**Work instructions**
Only some lines are wanted. Transcribe, exactly, the lines below from the line with "int32_t gp_ctx_get_param(gp_ctx* ctx, const" up to and including the line with "int32_t gp_abi_version(void);".

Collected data
+---+

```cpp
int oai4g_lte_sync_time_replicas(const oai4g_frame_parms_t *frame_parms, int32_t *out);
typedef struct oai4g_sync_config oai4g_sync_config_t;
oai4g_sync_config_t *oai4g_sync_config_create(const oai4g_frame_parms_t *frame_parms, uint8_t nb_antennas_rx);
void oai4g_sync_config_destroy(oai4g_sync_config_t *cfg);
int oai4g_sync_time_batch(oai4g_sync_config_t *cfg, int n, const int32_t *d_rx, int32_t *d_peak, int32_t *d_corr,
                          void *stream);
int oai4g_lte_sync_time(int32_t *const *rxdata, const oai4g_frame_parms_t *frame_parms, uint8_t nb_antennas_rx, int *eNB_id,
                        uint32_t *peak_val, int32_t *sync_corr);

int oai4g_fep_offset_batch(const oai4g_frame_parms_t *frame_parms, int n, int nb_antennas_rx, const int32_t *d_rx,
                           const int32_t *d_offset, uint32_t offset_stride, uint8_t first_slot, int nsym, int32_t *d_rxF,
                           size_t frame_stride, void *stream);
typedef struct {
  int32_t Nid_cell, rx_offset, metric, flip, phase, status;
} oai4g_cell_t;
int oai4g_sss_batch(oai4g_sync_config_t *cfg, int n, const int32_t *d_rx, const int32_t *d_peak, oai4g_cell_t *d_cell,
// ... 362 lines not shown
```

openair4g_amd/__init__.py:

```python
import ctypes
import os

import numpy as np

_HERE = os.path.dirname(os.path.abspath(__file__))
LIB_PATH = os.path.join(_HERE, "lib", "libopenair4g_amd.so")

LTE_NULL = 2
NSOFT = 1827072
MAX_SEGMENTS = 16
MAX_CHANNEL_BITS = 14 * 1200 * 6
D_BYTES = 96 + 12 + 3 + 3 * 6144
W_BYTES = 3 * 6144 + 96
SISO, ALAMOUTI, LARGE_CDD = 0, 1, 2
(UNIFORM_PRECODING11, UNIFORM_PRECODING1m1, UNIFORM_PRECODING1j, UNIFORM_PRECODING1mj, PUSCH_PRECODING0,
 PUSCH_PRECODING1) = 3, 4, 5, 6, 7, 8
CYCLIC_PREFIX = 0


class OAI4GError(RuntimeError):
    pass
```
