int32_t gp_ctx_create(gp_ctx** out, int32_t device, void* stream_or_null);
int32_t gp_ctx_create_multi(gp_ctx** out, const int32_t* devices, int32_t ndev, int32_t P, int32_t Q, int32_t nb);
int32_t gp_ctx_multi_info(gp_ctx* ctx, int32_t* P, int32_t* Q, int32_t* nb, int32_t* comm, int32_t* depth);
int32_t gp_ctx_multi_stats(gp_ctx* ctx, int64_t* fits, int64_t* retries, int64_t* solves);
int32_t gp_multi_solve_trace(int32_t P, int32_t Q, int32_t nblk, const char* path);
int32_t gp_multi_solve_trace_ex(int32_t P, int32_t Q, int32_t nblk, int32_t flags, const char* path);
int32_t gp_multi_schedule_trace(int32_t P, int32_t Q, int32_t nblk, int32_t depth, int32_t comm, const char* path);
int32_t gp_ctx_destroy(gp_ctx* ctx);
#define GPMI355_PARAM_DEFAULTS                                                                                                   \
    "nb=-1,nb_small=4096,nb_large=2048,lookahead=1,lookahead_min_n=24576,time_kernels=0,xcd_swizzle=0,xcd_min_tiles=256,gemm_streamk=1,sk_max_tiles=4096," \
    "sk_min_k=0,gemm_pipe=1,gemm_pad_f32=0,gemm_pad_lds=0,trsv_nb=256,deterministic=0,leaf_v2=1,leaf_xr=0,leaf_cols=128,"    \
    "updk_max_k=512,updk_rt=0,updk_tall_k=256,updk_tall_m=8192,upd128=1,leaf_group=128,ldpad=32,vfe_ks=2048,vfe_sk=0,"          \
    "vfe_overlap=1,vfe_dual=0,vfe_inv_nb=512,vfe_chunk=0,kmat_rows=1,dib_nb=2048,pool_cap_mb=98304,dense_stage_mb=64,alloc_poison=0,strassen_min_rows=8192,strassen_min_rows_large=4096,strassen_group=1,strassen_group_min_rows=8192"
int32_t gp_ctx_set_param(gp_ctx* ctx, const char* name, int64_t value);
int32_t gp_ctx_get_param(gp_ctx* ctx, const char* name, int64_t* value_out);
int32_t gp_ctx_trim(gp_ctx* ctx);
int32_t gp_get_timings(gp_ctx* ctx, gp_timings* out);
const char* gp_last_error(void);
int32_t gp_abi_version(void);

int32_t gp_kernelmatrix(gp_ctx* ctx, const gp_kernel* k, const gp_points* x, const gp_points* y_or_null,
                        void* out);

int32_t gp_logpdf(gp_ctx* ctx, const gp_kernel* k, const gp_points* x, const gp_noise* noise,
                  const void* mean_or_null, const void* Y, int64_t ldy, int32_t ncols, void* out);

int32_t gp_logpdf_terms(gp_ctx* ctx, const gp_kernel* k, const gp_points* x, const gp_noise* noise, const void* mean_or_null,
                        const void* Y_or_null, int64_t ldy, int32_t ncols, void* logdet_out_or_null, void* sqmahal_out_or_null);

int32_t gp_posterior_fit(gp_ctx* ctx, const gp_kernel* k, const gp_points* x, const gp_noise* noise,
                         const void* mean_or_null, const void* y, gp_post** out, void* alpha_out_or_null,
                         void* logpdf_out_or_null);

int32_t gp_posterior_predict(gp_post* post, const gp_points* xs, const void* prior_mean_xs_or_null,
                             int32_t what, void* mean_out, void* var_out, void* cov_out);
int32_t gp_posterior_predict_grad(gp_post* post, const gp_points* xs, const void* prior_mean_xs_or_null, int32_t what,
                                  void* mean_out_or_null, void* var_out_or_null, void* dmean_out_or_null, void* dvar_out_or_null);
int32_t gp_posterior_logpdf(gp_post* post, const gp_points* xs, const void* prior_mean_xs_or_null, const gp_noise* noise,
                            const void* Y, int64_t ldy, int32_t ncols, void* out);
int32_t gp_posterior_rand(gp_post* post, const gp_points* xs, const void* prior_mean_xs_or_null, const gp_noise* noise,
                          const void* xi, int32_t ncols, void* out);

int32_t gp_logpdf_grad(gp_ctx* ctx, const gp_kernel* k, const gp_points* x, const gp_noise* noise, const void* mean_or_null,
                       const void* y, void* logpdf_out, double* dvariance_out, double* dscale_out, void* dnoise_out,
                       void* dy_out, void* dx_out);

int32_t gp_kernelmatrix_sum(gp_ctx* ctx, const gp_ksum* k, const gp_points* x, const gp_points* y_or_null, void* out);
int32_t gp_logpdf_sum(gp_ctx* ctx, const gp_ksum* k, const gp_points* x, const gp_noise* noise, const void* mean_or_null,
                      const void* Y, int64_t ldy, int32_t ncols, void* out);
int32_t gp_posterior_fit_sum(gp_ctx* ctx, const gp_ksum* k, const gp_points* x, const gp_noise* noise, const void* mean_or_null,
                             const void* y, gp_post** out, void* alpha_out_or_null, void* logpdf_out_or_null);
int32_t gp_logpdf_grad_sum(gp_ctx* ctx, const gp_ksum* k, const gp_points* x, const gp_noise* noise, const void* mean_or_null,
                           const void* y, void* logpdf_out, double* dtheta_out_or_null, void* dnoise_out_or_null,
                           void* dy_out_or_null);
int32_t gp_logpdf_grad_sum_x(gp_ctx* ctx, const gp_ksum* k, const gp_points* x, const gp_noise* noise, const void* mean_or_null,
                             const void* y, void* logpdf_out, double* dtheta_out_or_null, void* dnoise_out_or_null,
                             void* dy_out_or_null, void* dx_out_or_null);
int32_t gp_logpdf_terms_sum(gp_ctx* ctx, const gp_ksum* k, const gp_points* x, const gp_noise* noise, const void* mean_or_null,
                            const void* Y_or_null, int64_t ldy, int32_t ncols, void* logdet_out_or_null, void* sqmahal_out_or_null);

+---+

**Reply to the task**
int32_t gp_ctx_get_param(gp_ctx* ctx, const char* name, int64_t* value_out);
int32_t gp_ctx_trim(gp_ctx* ctx);
int32_t gp_get_timings(gp_ctx* ctx, gp_timings* out);
const char* gp_last_error(void);
int32_t gp_abi_version(void);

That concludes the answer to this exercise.